Today is the last day of another year spent without my girl. Maybe this new year will bless  me with  her little brother or little sister. So many people are happy to see this year go,having had a difficult time these last 12 months. For me though, these last 12 months have held the changes that I needed. This was a good year for me, unlike the previous two. 2012 holds so much promise, I hope I am not disappointed.
Contentedness (is this even a real word) has finally found. Everything feels safe and normal again. I am happy.I love living here, I think I have finally found a place to call home again. Not a place chosen by default due to it's location but a place chosen because I loved it, because it spoke to me. I am by the ocean with a constant  salty sea breeze (surprising since I am  a mile or two away) and big open sky, I  have found peace. As Jimmy Buffett says " I have found me a home". There is love here like I've never had. I am not filling a need or just sharing space. I am not worried. Yes, at long last, my heart is content.

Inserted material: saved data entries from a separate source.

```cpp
int mi355ndt_pack_pose_records(const mi355ndt_result* results, int n, int id_base, int id_stride, void* records, size_t capacity) {
  if (!results || !records || n < 0 || (size_t)n > capacity) return MI355NDT_ERR_BAD_ARG;
  PoseRecord* out = (PoseRecord*)records;
  for (size_t k = 0; k < capacity; k++) {
    PoseRecord r;
    memset(&r, 0, sizeof r);
    r.pair_id = -1;
    if (k < (size_t)n) {
      for (int a = 0; a < 16; a++) r.final_cm[a] = results[k].final_colmajor[a];
      r.score = (float)results[k].score;
      r.iterations = results[k].iterations;
      r.converged = results[k].converged;
      r.pair_id = id_base + (int)k * id_stride;
    }
    out[k] = r;
  }
  return MI355NDT_OK;
}
```

lv_slam_amd/csrc/ndt_host_sweep.hpp:

```cpp
#pragma once

#include "ndt_sweep_exists.hpp"
template <int N> using IC = std::integral_constant<int, N>;
template <class F>
static int dispatch_sweep(bool pca, int K, int ord, int it, F&& f) {
  int rc = MI355NDT_ERR_UNSUPPORTED;
  auto one = [&](auto P, auto KK, auto O, auto IT) {
    if constexpr (sweep_exists(decltype(P)::value, decltype(KK)::value, decltype(O)::value, decltype(IT)::value))
      if (pca == decltype(P)::value && K == decltype(KK)::value && ord == decltype(O)::value && it == decltype(IT)::value) rc = f(P, KK, O, IT);
  };
  auto by_it = [&](auto P, auto KK, auto O) { one(P, KK, O, IC<SWEEP_IT_BATCH>{}); one(P, KK, O, IC<1>{}); one(P, KK, O, IC<2>{}); };
  auto by_ord = [&](auto P, auto KK) { by_it(P, KK, IC<0>{}); by_it(P, KK, IC<1>{}); by_it(P, KK, IC<2>{}); };
  auto by_K = [&](auto P) { by_ord(P, IC<1>{}); by_ord(P, IC<7>{}); by_ord(P, IC<26>{}); by_ord(P, IC<27>{}); };
  by_K(std::false_type{}); by_K(std::true_type{});
  return rc;
}

static_assert(sizeof(VoxelRec) == LEAN_REC_BYTES, "the record the estimate counts");
static bool async_lean(const mi355ndt_handle* h, const SweepConst& sc, int ord, size_t tgt_pts) {
  return async_served(h) && lean_exists(sc.pca != 0, sc.K, ord) && sweep_waves_choice(h->sweep_waves, h->prm, ord, tgt_pts) == 3;
}
constexpr int LEAN_RESERVE_WG = 96;

static int prep_align_ws(mi355ndt_handle* h) {
  const int B = h->n_pairs;
  int maxn = 0;
  for (int b = 0; b < B; b++) maxn = std::max(maxn, h->h_src_cnt[b]);
  h->chunks_per_pair = std::max(1, (maxn + CHUNK_PTS - 1) / CHUNK_PTS);
  {
    const bool fine_served = sweep_exists(false, neighbor_K(h->prm.neighbor_mode), 0, h->fine_tiles);
    const bool small = h->seq_running || (long long)B * h->chunks_per_pair * QUARTERS < 4LL * h->n_cu * WAVES;
    h->fine_it = (h->latency_mode && fine_served && !mt_is_live(h->prm) && small && model_leaves_rounds(h->pose_model, h->ndt_class)) ? h->fine_tiles : 0;
  }
  if (eff_model(h) == POSE_MODEL_EULER) HIPCHK(h, h->d_euler_rows.reserve((size_t)B * EULER_ROW_WORDS));
  if (h->ndt_class == NDT_CLASS_PCL) HIPCHK(h, h->d_pcl_rows.reserve((size_t)B * EULER_ROW_WORDS));
  if (h->fine_it) {
    const int item_pts = h->fine_it * 64;
    h->pts_per_chunk = 4 * item_pts;
    h->rows_per_pair = std::max(1, (maxn + h->pts_per_chunk - 1) / h->pts_per_chunk);
    h->items_per_pair = 4 * h->rows_per_pair;
  } else {
    h->rows_per_pair = h->chunks_per_pair * QUARTERS;
    h->items_per_pair = h->rows_per_pair;
    h->pts_per_chunk = CHUNK_PTS;
  }
  size_t need = (size_t)B * std::max(h->rows_per_pair, h->chunks_per_pair * QUARTERS) * NACC;
  HIPCHK(h, h->d_partials.reserve(need));
  if (h->up_src_cnt.size() != (size_t)B || !std::equal(h->up_src_cnt.begin(), h->up_src_cnt.end(), h->h_src_cnt.begin())) {
    HIPCHK(h, hipMemcpyAsync(h->d_src_cnt, h->h_src_cnt.data(), B * sizeof(int), hipMemcpyHostToDevice, h->stream));
    HIPCHK(h, hipStreamSynchronize(h->stream));
    h->up_src_cnt.assign(h->h_src_cnt.begin(), h->h_src_cnt.begin() + B);
  }
  return MI355NDT_OK;
}

static void make_sweep_const(const mi355ndt_handle* h, SweepConst& sc) {
  double d1, d2;
  gauss_constants(h->prm, d1, d2);
  sc.d1 = d1;
  sc.d2f = (float)d2;
  sc.pca = h->prm.variant == MI355NDT_VARIANT_PCA;
  const float leaf = (h->built.valid && h->built.leaf > 0.f) ? h->built.leaf : h->prm.resolution;
  { int ex; float mant = std::frexp(leaf, &ex); sc.leaf_pow2 = (mant == 0.5f) && ex > -100 && ex < 100; sc.inv_leaf = 1.0f / leaf; }
  sc.kd_r2 = (float)((double)h->prm.resolution * (double)h->prm.resolution);
  build_offsets(class_neighbor_mode(h->ndt_class, h->prm.neighbor_mode), sc);
  sc.dyn_shift = h->dyn_shift >= 0 ? h->dyn_shift : (sc.K == 1 ? 3 : 2);
  sc.host_flags = nullptr;
  sc.seq_no = 0;
  sc.rebase_block = 0;
  sc.d1f = (float)d1;
  sc.kq = (float)(-0.5 * (double)sc.d2f * 1.4426950408889634);
  sc.euler_rows = euler_rows_of(h);
  sc.pcl_rows = pcl_rows_of(h);
  sc.icov64 = h->d_icov64.p;
  sc.d2 = d2;
}
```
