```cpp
void conv_forward_chain(hipStream_t s, const ConvDesc& dP, const ConvDesc& dQ, const ConvDesc* sc)
{
    const long tiles = ((long)dP.B * dP.OH * dP.OW + 127) / 128;
    const bool sc_rides = g_chain >= 3 ? sc != nullptr && conv_chain_fusable(dP, dQ, sc) : conv_shortcut_rides(dP, sc);
    const int n_cus = device_cu_count();
    const bool c4 = dQ.Cout == 256;
    const int g = c4 ? g_chain4 : g_chain;
    bool chain = g && g_direct >= 2 && !(c4 && sc) && conv_chain_fusable(dP, dQ, sc_rides ? sc : nullptr) && (g >= 2 || ((c4 || dQ.Cout == 64) && fills_chip(tiles, n_cus)));
#ifndef MRCNN_CONV_ABLATE
    if (g_pp_dbg) chain = false;
#endif
    if (!chain) {
        conv_forward(s, dP, sc);
        conv_forward(s, dQ);
        return;
    }
    if (sc && !sc_rides) { conv_forward(s, *sc); sc = nullptr; }
    ConvDesc d = dP;
    if (sc) { d.res = nullptr; d.res_sB = d.res_sH = d.res_sW = 0; }
    ConvArgs aP, aQ;
    conv_fill_args(d, aP);
    conv_fill_args(dQ, aQ);
    if (sc) {
        aP.sc_in = sc->in; aP.sc_wgt = sc->wgt; aP.sc_scale = sc->scale; aP.sc_shift = sc->shift;
        aP.sc_in_sB = sc->in_sB; aP.sc_in_sH = sc->in_sH; aP.sc_in_sW = sc->in_sW;
        aP.sc_H = sc->H; aP.sc_W = sc->W; aP.sc_Cin = sc->Cin; aP.sc_stride = sc->stride;
    }
    const ProfScope prof(s);
    conv_chain_launch(s, aP, aQ, conv_split_parts(dP), n_cus, dP.wgt_stream, dQ.wgt_stream);
    if (prof) {
        const double fl = 2.0 * (double)aP.M * ((double)aP.ncols * (aP.Ktot + (sc ? sc->Cin : 0)) + (double)aQ.ncols * aQ.Ktot);
        prof.finish(sc ? TILE_128x128_4WAVE : TILE_128x128, fl, aP.M, aP.ncols, aP.Ktot, dP.group,
                    conv_algorithmic_bytes(d, sc) + conv_algorithmic_bytes(dQ) - (double)aP.M * dQ.Cin * 4.0);
    }
    HIP_CHECK(hipGetLastError());
}

void conv_forward_tail(hipStream_t s, const ConvDesc& d3, const ConvDesc& d1, const ConvDesc* sc, const ConvDesc* q)
{
    const int n_cus = device_cu_count();
    const long tiles = ((long)d3.B * d3.OH * d3.OW + 127) / 128;
    ConvArgs a3, a1;
    bool fuse = g_tail && g_halo && g_scratch && conv_tail_fusable(d3, d1) && fills_chip(tiles, n_cus);
    if (sc && fuse) { conv_forward(s, *sc); sc = nullptr; }
    if (fuse) {
        conv_fill_args(d3, a3);
        conv_fill_args(d1, a1);
        a3.vec_ok = conv_vec_ok(d3, a3);
        a1.vec_ok = conv_vec_ok(d1, a1);
        a3.tiles_m = a1.tiles_m = 0; a3.tiles_n = a1.tiles_n = 0; a3.direct = a1.direct = 1;
        a1.dbg = g_tail_dbg;
        fuse = a3.vec_ok && a1.vec_ok && a3.dbg == 0;
    }
    if (!fuse) {
        conv_forward(s, d3);
        if (q) conv_forward_chain(s, d1, *q, sc);
        else conv_forward(s, d1, sc);
        return;
    }
    const ProfScope prof(s);
    (void)conv_halo_forward(s, a3, d3, conv_split_parts(d3), n_cus, &a1, d1.wgt_halo);
    if (prof) {
        const double fl = 2.0 * (double)a3.M * ((double)a3.ncols * a3.Ktot + (double)a1.ncols * a1.Ktot);
        ConvDesc d3n = d3; d3n.sel_partial = (float*)1;
        prof.finish(TILE_HALO_TAIL, fl, a3.M, a1.ncols, a3.Ktot + a1.Ktot, d3.group, conv_algorithmic_bytes(d3n) + conv_algorithmic_bytes(d1) - (double)a3.M * d1.Cin * 4.0);
    }
    HIP_CHECK(hipGetLastError());
    if (q) conv_forward(s, *q);
}

bool conv_bneck_fusable(const ConvDesc& da, const ConvDesc& db, const ConvDesc& dc)
{
    if (!conv_is_f16(da) || !conv_is_f16(db) || !conv_is_f16(dc)) return false;
    const int C = da.Cout, H = da.H, W = da.W;
    if (!(C == 64 || C == 128 || C == 256) || !bneck_geometry_ok(C, H, W)) return false;
    if (!plain_epilogue(da, ACT_RELU) || !plain_epilogue(db, ACT_RELU) || !plain_epilogue(dc, ACT_RELU) || da.res || db.res) return false;
    if (!is_pointwise(da) || !dense_in(da, H, W, 4 * C) || !dense_out(da, H, W, C)) return false;
    if (!is_3x3_same(db) || db.in != da.out || !dense_in(db, H, W, C) || !dense_out(db, H, W, C)) return false;
    if (!is_pointwise(dc) || dc.in != db.out || !dense_in(dc, H, W, C) || !dense_out(dc, H, W, 4 * C)) return false;
    if (dc.res != da.in || dc.res_sW != 4 * C || dc.res_sH != (long)W * 4 * C || dc.res_sB != (long)H * W * 4 * C) return false;
    if (dc.out == da.in) return false;
    if (da.B != db.B || da.B != dc.B) return false;
// ... 88 lines not shown
```

### mask-rcnn-coreml_amd/csrc/conv_pack.h

```cpp
#pragma once
#include <stddef.h>
#include <vector>

namespace mrcnn {
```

  In 2012 I plan on focusing on my health so I can get off all these pills. I am currently taking 15 a day to manage my colitis  which put me in the hospital for 6 days earlier this month. It was brought on by a severe cold- not stress as has been  the case in the past. I need to make it a priority as I never have before. I didn't admit it anyone but I was really nervous when  I was kept in the hospital for so long. Amazing what a good scare can do to change your ways. This year I also want to be the year I get to give Ruth a brother or sister, going to focus on that too. While that is not something I can control  I think I have finally decided that yes, that is what I want. I am afraid for so many reasons but hopefully I will be able to get passed those fears and have another baby. Time will tell what this year holds. Happy New Year to my Angel in Heaven.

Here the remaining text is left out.